> **Source information**
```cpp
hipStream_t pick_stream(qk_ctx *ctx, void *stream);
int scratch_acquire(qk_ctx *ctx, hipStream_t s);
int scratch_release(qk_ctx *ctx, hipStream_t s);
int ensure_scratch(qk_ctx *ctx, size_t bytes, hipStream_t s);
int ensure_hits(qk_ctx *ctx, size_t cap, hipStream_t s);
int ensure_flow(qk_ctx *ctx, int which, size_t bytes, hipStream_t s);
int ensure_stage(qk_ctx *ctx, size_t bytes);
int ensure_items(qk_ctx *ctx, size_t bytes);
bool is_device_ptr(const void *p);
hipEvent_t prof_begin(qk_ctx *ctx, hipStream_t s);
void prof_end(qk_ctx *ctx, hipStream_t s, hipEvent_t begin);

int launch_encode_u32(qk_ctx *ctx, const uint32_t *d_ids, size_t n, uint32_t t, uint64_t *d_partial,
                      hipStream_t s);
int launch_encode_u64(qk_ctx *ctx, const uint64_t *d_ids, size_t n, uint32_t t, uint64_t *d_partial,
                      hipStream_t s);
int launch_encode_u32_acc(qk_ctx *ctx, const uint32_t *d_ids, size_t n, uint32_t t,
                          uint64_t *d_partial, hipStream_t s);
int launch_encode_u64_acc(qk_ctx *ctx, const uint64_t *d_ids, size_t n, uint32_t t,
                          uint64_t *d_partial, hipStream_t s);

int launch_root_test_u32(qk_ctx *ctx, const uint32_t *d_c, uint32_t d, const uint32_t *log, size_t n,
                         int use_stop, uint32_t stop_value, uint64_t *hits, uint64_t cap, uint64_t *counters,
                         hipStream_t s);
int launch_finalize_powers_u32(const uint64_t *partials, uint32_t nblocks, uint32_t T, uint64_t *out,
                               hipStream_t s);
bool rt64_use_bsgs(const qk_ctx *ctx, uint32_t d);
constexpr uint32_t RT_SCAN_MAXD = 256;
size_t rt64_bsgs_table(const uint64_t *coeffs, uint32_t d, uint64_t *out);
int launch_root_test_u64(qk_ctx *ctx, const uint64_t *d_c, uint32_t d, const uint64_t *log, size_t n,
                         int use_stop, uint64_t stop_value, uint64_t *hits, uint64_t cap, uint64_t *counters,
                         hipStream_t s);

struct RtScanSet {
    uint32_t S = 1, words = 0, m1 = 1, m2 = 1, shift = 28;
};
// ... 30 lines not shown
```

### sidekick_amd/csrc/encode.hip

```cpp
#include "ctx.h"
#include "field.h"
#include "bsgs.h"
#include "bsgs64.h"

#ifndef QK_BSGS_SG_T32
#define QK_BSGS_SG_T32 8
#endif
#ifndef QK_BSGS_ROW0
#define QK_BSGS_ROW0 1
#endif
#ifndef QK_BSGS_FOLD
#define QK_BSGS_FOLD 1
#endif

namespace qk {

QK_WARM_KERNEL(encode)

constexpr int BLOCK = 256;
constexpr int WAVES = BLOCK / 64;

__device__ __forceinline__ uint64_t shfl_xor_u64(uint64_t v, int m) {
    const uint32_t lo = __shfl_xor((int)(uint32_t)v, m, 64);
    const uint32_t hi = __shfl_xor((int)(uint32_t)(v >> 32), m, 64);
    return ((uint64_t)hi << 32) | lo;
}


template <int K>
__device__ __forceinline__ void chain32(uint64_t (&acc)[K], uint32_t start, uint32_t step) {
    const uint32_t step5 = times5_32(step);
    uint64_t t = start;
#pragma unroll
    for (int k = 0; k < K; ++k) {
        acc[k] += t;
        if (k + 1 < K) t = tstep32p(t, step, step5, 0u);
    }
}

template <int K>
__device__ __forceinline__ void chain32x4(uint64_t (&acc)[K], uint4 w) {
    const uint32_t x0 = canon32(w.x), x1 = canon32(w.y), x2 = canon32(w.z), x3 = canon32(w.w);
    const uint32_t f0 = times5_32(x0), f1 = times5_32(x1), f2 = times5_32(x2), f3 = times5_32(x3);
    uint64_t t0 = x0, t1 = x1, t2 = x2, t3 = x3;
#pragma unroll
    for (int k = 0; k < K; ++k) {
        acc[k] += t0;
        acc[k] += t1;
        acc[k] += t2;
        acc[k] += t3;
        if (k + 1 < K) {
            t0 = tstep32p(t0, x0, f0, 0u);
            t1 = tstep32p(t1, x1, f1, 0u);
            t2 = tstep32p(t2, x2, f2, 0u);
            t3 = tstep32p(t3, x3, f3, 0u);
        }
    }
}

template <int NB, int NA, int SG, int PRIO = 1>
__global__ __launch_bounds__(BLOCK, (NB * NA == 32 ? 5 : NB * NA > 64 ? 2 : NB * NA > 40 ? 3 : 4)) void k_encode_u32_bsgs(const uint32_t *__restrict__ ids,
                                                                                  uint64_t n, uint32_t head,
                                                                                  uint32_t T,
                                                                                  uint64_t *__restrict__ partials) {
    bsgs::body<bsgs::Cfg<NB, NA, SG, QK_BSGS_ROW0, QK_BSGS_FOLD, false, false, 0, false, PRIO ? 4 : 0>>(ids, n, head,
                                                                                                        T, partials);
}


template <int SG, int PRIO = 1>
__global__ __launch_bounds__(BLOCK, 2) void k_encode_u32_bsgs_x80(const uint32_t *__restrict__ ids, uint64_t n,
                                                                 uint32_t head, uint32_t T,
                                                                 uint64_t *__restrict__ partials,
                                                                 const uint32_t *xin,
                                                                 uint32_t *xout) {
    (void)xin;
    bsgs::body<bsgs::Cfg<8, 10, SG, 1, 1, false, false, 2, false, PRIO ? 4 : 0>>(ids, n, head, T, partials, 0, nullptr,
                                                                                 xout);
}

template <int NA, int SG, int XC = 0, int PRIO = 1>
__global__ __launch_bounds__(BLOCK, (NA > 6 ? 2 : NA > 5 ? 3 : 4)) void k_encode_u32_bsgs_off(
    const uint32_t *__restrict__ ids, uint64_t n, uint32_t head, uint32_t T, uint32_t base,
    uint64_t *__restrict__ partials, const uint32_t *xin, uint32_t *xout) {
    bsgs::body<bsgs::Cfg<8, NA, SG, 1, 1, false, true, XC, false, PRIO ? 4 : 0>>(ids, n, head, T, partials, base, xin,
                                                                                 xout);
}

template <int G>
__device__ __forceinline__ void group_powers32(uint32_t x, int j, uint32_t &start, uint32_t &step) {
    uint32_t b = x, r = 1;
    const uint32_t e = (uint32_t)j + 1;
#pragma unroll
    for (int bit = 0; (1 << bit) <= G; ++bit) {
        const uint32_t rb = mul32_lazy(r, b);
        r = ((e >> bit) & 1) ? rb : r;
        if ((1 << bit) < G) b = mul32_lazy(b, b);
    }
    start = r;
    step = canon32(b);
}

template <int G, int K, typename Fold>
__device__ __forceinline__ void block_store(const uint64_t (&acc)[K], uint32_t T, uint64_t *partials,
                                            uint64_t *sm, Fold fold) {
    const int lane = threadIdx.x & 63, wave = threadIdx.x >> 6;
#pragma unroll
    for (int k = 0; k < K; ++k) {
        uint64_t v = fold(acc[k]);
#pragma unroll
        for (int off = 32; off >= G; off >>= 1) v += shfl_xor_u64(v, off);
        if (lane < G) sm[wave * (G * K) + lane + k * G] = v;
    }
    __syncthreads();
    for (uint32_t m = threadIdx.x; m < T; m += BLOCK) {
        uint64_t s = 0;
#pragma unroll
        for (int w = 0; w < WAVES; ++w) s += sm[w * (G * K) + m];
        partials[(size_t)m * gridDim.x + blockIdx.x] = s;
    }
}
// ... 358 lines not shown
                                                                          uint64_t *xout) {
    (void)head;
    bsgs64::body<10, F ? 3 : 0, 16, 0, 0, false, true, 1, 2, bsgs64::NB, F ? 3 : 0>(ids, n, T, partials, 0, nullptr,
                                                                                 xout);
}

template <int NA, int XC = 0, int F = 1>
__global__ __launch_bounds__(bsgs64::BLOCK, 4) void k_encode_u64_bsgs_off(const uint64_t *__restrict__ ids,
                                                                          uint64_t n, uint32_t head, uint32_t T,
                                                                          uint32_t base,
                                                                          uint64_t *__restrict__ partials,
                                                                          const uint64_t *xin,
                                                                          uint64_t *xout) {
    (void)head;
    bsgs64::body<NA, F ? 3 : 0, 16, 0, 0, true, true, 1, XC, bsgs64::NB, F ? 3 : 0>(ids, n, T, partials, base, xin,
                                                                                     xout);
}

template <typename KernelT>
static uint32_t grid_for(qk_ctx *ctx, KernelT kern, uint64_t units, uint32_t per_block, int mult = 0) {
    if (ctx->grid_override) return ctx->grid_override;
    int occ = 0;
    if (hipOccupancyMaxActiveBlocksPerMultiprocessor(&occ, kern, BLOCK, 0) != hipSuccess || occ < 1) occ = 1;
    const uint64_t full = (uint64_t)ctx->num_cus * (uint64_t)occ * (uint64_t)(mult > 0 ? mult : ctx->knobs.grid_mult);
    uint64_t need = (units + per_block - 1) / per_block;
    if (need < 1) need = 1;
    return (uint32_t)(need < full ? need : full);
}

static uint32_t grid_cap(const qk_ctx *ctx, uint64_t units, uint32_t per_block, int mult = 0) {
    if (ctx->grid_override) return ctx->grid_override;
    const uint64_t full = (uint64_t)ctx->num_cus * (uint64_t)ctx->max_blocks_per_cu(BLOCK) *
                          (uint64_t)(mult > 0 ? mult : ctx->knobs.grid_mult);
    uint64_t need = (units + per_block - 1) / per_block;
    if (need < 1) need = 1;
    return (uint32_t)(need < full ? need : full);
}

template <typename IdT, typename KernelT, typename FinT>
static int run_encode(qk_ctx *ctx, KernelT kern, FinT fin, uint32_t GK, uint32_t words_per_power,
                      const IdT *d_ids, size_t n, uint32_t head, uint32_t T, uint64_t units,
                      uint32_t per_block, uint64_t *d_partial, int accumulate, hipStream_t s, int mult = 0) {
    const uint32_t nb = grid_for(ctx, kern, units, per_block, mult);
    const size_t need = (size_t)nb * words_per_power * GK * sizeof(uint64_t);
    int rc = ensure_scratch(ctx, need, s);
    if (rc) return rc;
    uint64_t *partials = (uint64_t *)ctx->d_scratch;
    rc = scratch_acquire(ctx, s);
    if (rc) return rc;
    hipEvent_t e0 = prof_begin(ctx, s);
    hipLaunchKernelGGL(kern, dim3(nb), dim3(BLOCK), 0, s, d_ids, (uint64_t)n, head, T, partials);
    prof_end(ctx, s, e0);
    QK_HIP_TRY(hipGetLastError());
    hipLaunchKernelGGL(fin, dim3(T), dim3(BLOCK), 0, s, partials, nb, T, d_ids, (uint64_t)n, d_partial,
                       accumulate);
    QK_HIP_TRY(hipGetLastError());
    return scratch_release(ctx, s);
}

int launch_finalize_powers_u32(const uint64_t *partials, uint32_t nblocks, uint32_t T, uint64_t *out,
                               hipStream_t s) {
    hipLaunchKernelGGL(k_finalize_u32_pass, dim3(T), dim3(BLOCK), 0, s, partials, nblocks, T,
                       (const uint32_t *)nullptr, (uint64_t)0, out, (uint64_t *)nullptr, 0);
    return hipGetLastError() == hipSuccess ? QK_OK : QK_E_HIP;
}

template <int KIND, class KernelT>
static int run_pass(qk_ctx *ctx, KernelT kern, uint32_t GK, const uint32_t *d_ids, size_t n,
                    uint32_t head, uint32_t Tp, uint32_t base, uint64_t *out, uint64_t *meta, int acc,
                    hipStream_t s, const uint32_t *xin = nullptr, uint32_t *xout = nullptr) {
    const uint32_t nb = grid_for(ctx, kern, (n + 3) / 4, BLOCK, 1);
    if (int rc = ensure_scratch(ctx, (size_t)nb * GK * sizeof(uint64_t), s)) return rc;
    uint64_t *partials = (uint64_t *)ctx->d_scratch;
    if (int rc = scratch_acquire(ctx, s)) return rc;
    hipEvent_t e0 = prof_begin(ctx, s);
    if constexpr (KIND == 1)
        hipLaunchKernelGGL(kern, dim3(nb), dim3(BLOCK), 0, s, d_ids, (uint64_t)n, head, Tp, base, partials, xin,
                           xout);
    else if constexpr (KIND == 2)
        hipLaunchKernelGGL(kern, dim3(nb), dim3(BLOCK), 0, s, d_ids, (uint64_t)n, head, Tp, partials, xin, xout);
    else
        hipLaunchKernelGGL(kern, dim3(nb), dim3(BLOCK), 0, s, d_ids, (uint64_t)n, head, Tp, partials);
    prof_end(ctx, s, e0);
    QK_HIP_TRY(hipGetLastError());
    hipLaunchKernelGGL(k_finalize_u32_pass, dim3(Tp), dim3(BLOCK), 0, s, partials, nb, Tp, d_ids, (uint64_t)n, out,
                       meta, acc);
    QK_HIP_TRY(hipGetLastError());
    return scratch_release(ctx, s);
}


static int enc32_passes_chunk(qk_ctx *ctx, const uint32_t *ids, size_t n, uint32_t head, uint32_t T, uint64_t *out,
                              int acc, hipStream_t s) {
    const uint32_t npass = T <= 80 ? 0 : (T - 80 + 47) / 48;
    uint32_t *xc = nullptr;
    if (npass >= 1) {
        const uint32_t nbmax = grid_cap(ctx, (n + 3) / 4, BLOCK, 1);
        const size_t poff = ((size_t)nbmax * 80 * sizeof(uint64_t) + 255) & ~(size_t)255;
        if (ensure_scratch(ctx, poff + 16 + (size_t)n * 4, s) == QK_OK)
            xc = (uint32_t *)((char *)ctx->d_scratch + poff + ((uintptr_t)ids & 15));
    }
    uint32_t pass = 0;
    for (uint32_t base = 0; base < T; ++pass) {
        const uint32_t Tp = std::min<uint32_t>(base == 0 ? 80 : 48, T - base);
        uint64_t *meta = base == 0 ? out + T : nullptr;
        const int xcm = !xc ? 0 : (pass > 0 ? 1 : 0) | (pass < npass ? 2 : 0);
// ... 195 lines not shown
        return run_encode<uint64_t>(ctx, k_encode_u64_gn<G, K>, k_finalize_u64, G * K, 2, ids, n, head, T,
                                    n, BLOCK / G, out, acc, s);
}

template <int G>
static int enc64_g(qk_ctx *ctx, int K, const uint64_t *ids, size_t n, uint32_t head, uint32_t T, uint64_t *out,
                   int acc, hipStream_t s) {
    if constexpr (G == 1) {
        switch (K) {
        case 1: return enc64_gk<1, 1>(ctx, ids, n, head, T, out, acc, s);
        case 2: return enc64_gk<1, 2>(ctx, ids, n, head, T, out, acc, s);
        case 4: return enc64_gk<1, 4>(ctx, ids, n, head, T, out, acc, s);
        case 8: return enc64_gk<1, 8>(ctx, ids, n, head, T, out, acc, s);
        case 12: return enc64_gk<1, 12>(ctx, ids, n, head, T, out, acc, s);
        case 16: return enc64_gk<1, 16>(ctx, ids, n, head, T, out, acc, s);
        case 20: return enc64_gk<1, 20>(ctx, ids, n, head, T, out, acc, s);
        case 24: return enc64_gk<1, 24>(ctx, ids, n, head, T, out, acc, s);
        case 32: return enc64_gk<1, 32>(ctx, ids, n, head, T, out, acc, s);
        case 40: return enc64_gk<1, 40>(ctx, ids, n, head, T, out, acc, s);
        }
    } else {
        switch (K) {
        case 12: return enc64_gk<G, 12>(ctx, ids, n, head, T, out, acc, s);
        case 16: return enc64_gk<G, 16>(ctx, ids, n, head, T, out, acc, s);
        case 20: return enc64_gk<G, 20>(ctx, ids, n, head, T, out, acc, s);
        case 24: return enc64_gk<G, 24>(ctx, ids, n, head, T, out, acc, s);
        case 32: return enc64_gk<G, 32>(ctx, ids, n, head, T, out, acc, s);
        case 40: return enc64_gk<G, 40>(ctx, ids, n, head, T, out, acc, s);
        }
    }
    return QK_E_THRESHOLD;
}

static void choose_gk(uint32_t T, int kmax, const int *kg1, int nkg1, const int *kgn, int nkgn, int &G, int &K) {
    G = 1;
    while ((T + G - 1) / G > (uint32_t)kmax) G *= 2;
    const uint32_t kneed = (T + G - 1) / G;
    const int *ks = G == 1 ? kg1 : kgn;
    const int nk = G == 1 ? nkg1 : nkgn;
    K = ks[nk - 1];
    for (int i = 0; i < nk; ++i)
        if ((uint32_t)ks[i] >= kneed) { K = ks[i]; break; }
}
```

> **Work to complete**
Filter the entries above and keep only the lines with the word "poff".

> **Answer box**
        const size_t poff = ((size_t)nbmax * 80 * sizeof(uint64_t) + 255) & ~(size_t)255;
        if (ensure_scratch(ctx, poff + 16 + (size_t)n * 4, s) == QK_OK)
            xc = (uint32_t *)((char *)ctx->d_scratch + poff + ((uintptr_t)ids & 15));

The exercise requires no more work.